To overcome the above deficiency in low pass filtering correction at the edge or boundary of an organ or other tissue structure, certain hybrid filtering techniques have been developed. Some of such techniques are set forth in the following references: Surface Coil MR Imaging of the Human Brain with an Analytic Reception Profile Correction, JMRI 5, 139-144, by S. E. Moyher, D. B. Vigeron, and S. J. Nelson; Phased Array Detectors and an Automated Intensity Correction Algorithm for High Resolution MR Imaging of the Human Brain, JMRI (1995), by L L. Wald, L. Carvajal, S. E. Moyher, S. J. Nelson, P. E. Grant, A. J. Barkovich, and D. B. Vingeron; Phased Array Image Intensity Correction: An Algorithm to Remove Intensity Variations in MR Images Resulting from the Inhomogeneous Sensitivity Profiles of Phased Array Surface Coils, a Master's thesis by J. Murakami (1995), University of Washington, Seattle, and in U.S. Pat. No. 5,943,433.
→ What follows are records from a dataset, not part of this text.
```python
def dense_conv2d(x, weight, bias=None, stride=1, padding=0, dilation=1, relu=False, residual=None, residual_up=False,
                 chain=False):
    from .. import dense
    if x.dtype == torch.bfloat16:
        y = dense.conv2d_bf16_autograd(x, weight, bias, stride, padding, dilation, relu, residual, residual_up)
        return (y, x) if chain else y
    return dense.conv2d(x, weight, bias, stride, padding, dilation, relu, residual, residual_up, chain)


@CONV_LAYERS.register_module('Conv')
@CONV_LAYERS.register_module('Conv2d')
class Conv2d(nn.Conv2d):

    def __init__(self, *args, **kwargs):
        super().__init__(*args, **kwargs)
# ... 72 lines not shown
        w, gamma, mean, var = ctx.saved_tensors
        Co = w.size(0)
        K = w.numel() // Co
        gwf = gwf.contiguous(memory_format=CL)
        gbf = gbf.contiguous()
        from .. import dense

        def launch():
            (gw, s1), (gg, s2), (gb, s3) = dense.grad_out2(w), dense.grad_out2(gamma), dense.grad_out2(ctx.beta_ref)
            capi.call('htd_bn_fold_bwd', capi.ptr(w), capi.ptr(gamma), capi.ptr(mean), capi.ptr(var), ctx.eps,
                      capi.ptr(gwf), capi.ptr(gbf), capi.ptr(gw), capi.ptr(gg), capi.ptr(gb), Co, K,
                      capi.current_stream_ptr())
            return (gw, gg, gb), s1 and s2 and s3
        if not dense.OVERLAP_WGRAD or (capi.profiling() and not dense._OVERLAP_IN_PROFILE):
            return launch()[0] + (None, None, None)
        main, side = torch.cuda.current_stream(), dense.side_stream(gwf.device)
        side.wait_stream(main)
        gwf.record_stream(side)
        gbf.record_stream(side)
        with torch.cuda.stream(side):
            outs, all_sinks = launch()
        if not all_sinks:
            for t in outs:
                t.record_stream(main)
            main.wait_stream(side)
        return outs + (None, None, None)


class _BNFoldMany(torch.autograd.Function):

    @staticmethod
    def forward(ctx, eps, want_flips, want_planes, *tensors):
        import numpy as np
        from .. import capi, dense
        n = len(tensors) // 5
        dev = tensors[0].device
        ws = [tensors[5 * i].contiguous(memory_format=CL) for i in range(n)]
        sizes = [(w.size(0), w.size(1), w.size(2) * w.size(3)) for w in ws]
        total = sum(2 * w.numel() + w.size(0) for w in ws) if want_flips else sum(w.numel() + w.size(0) for w in ws)
        flat = torch.empty(total, device=dev, dtype=torch.float32)
        desc = np.zeros((n, 10), dtype=np.int64)
        outs, flips, off, tile0 = [], [], 0, 0
        for i, (w, (Co, Ci, taps)) in enumerate(zip(ws, sizes)):
            wf = flat[off:off + w.numel()].view(Co, w.size(2), w.size(3), Ci).permute(0, 3, 1, 2)
            off += w.numel()
            bf = flat[off:off + Co]
            off += Co
            wT = None
            if want_flips:
                wT = flat[off:off + w.numel()]
                off += w.numel()
            g, b, m, v = tensors[5 * i + 1:5 * i + 5]
            desc[i, :8] = (w.data_ptr(), g.data_ptr(), b.data_ptr(), m.data_ptr(), v.data_ptr(), wf.data_ptr(), bf.data_ptr(),
                           wT.data_ptr() if wT is not None else 0)
            desc[i, 8] = Co | (Ci << 32)
            desc[i, 9] = taps | (tile0 << 32)
            tile0 += taps * ((Co + 31) // 32) * ((Ci + 31) // 32)
            outs += [wf, bf]
            flips.append(wT)
        table = capi.upload_table(desc, dev)
        capi.call('htd_bn_fold_many_fwd', capi.ptr(table), n, tile0, float(eps), capi.current_stream_ptr())
        if want_planes:
            dense.planes_many([(wf, False) for wf in outs[0::2]] + ([(wf, True) for wf in outs[0::2]] if want_flips else []))
        for wf, wT in zip(outs[0::2], flips):
            dense.mark_side_consumed(wf)
            if wT is not None:
                dense.offer_flipped(wf, wT)
        ctx.save_for_backward(*[t for i in range(n) for t in (ws[i], tensors[5 * i + 1], tensors[5 * i + 3], tensors[5 * i + 4])])
        ctx.beta_refs = [tensors[5 * i + 2] for i in range(n)]
        ctx.eps, ctx.n = float(eps), n
        return tuple(outs)

    @staticmethod
    @torch.autograd.function.once_differentiable
    def backward(ctx, *grads):
        import numpy as np
        from .. import capi, dense
        n, saved = ctx.n, ctx.saved_tensors
        dev = saved[0].device

        def launch():
            desc = np.zeros((n, 11), dtype=np.int64)
            outs, row0, all_sinks, keep = [], 0, True, []
            for i in range(n):
                w, gamma, mean, var = saved[4 * i:4 * i + 4]
                Co, K = w.size(0), w.numel() // w.size(0)
                gwf, gbf = grads[2 * i], grads[2 * i + 1]
                gwf = torch.zeros_like(w, memory_format=CL) if gwf is None else gwf.contiguous(memory_format=CL)
                gbf = torch.zeros(Co, device=dev) if gbf is None else gbf.contiguous()
                keep += [gwf, gbf]
                (gw, s1), (gg, s2), (gb, s3) = dense.grad_out2(w), dense.grad_out2(gamma), dense.grad_out2(ctx.beta_refs[i])
                all_sinks = all_sinks and s1 and s2 and s3
                desc[i, :9] = (w.data_ptr(), gamma.data_ptr(), mean.data_ptr(), var.data_ptr(), gwf.data_ptr(), gbf.data_ptr(),
                               gw.data_ptr(), gg.data_ptr(), gb.data_ptr())
                desc[i, 9] = Co | (K << 32)
                desc[i, 10] = row0
                row0 += Co
                outs.append((gw, gg, gb))
            table = capi.upload_table(desc, dev)
            capi.call('htd_bn_fold_many_bwd', capi.ptr(table), n, row0, ctx.eps, capi.current_stream_ptr())
            return outs, all_sinks, keep
        if not dense.OVERLAP_WGRAD or (capi.profiling() and not dense._OVERLAP_IN_PROFILE):
            outs = launch()[0]
        else:
            main, side = torch.cuda.current_stream(), dense.side_stream(dev)
            side.wait_stream(main)
            with torch.cuda.stream(side):
                outs, all_sinks, keep = launch()
            for t in keep:
                t.record_stream(side)
            if not all_sinks:
                for trio in outs:
                    for t in trio:
                        t.record_stream(main)
                main.wait_stream(side)
        res = [None, None, None]
        for gw, gg, gb in outs:
            res += [gw, gg, gb, None, None]
        return tuple(res)


def frozen_bn_fold_many(pairs, want_flips=True, want_planes=True):
    ok = torch.is_grad_enabled() and all(w.is_cuda and w.dtype == torch.float32 and (w.numel() // w.size(0)) % 4 == 0 and
                                          not bn.training for w, bn in pairs)
    if not ok or len({bn.eps for _, bn in pairs}) != 1:
        out = []
        for w, bn in pairs:
            out += frozen_bn_fold(w, bn)
        return out
    args = []
    for w, bn in pairs:
        args += [w, bn.weight, bn.bias, bn.running_mean, bn.running_var]
    return list(_BNFoldMany.apply(pairs[0][1].eps, bool(want_flips), bool(want_planes), *args))


def frozen_bn_fold(conv_weight, bn):
    if conv_weight.is_cuda and (conv_weight.numel() // conv_weight.size(0)) % 4 == 0:
        if torch.is_grad_enabled():
            return _BNFold.apply(conv_weight, bn.weight, bn.bias, bn.running_mean, bn.running_var, bn.eps)
        key = (M.PARAM_EPOCH, conv_weight.data_ptr(), conv_weight._version, bn.weight._version, bn.bias._version,
               bn.running_mean._version, bn.running_var._version)
        cached = bn.__dict__.get('_htd_fold_cache')
        if cached is None or cached[0] != key:
            cached = (key, _BNFold.apply(conv_weight, bn.weight, bn.bias, bn.running_mean, bn.running_var, bn.eps))
            bn.__dict__['_htd_fold_cache'] = cached
        return cached[1]
    s = bn.weight * torch.rsqrt(bn.running_var + bn.eps)
    return conv_weight * s.view(-1, 1, 1, 1), bn.bias - bn.running_mean * s


def kaiming_init(module, a=0, mode='fan_out', nonlinearity='relu', bias=0, distribution='normal'):
    if distribution == 'uniform':
        nn.init.kaiming_uniform_(module.weight, a=a, mode=mode, nonlinearity=nonlinearity)
    else:
        nn.init.kaiming_normal_(module.weight, a=a, mode=mode, nonlinearity=nonlinearity)
    if getattr(module, 'bias', None) is not None:
        nn.init.constant_(module.bias, bias)


def xavier_init(module, gain=1, bias=0, distribution='normal'):
    if distribution == 'uniform' and gain == 1 and hasattr(module, 'tile_shape'):
        module.xavier_uniform_()
# ... 67 lines not shown
```

### htd_amd/detector/resnet.py

```python
import math
import os

import torch
import torch.nn as nn
from torch.nn.modules.batchnorm import _BatchNorm

from .. import mmcv_ops as M
from ..dense import ResStageBf16Function, ResStageFunction
from ..registry import BACKBONES
from .bricks import build_conv_layer, build_norm_layer, constant_init, frozen_bn_fold, frozen_bn_fold_many, kaiming_init

CL = torch.channels_last
FUSE_BF16_STAGE = os.environ.get('HTD_BF16_STAGE', '1') != '0'


def conv_bn(conv, bn, x, relu=False, residual=None):
    if bn.training:
        y = bn(conv(x))
        if residual is not None:
            y = y + residual
        return torch.relu(y) if relu else y
    w, b = frozen_bn_fold(conv.weight, bn)
    return conv(x, relu=relu, residual=residual, weight=w, bias=b)

# ... 72 lines not shown
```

Intensity inhomogeneities can influence visualization of digital images. If there are multiple kinds of inhomogeneities in a digital image, several difficulties arise while compensating for such inhomogeneities. As an illustration, if there are two different kinds of inhomogeneities in a digital image, a designed algorithm may not be able to properly multiple inhomogeneities since the algorithm is tuned to mitigate one kind of inhomogeneity. Inadequate compensation can result in unsatisfactory visual appearance of the compensated image. If any specific scale is used for intensity correction, it is inadequate due to the reasons stated above. On the other hand, if an entire image is used for the intensity correction, it results in a flat image without any contrast. Moreover, if a normalization based on average intensity is performed on digital images, inconsistent results can occur between different slices of the digital images.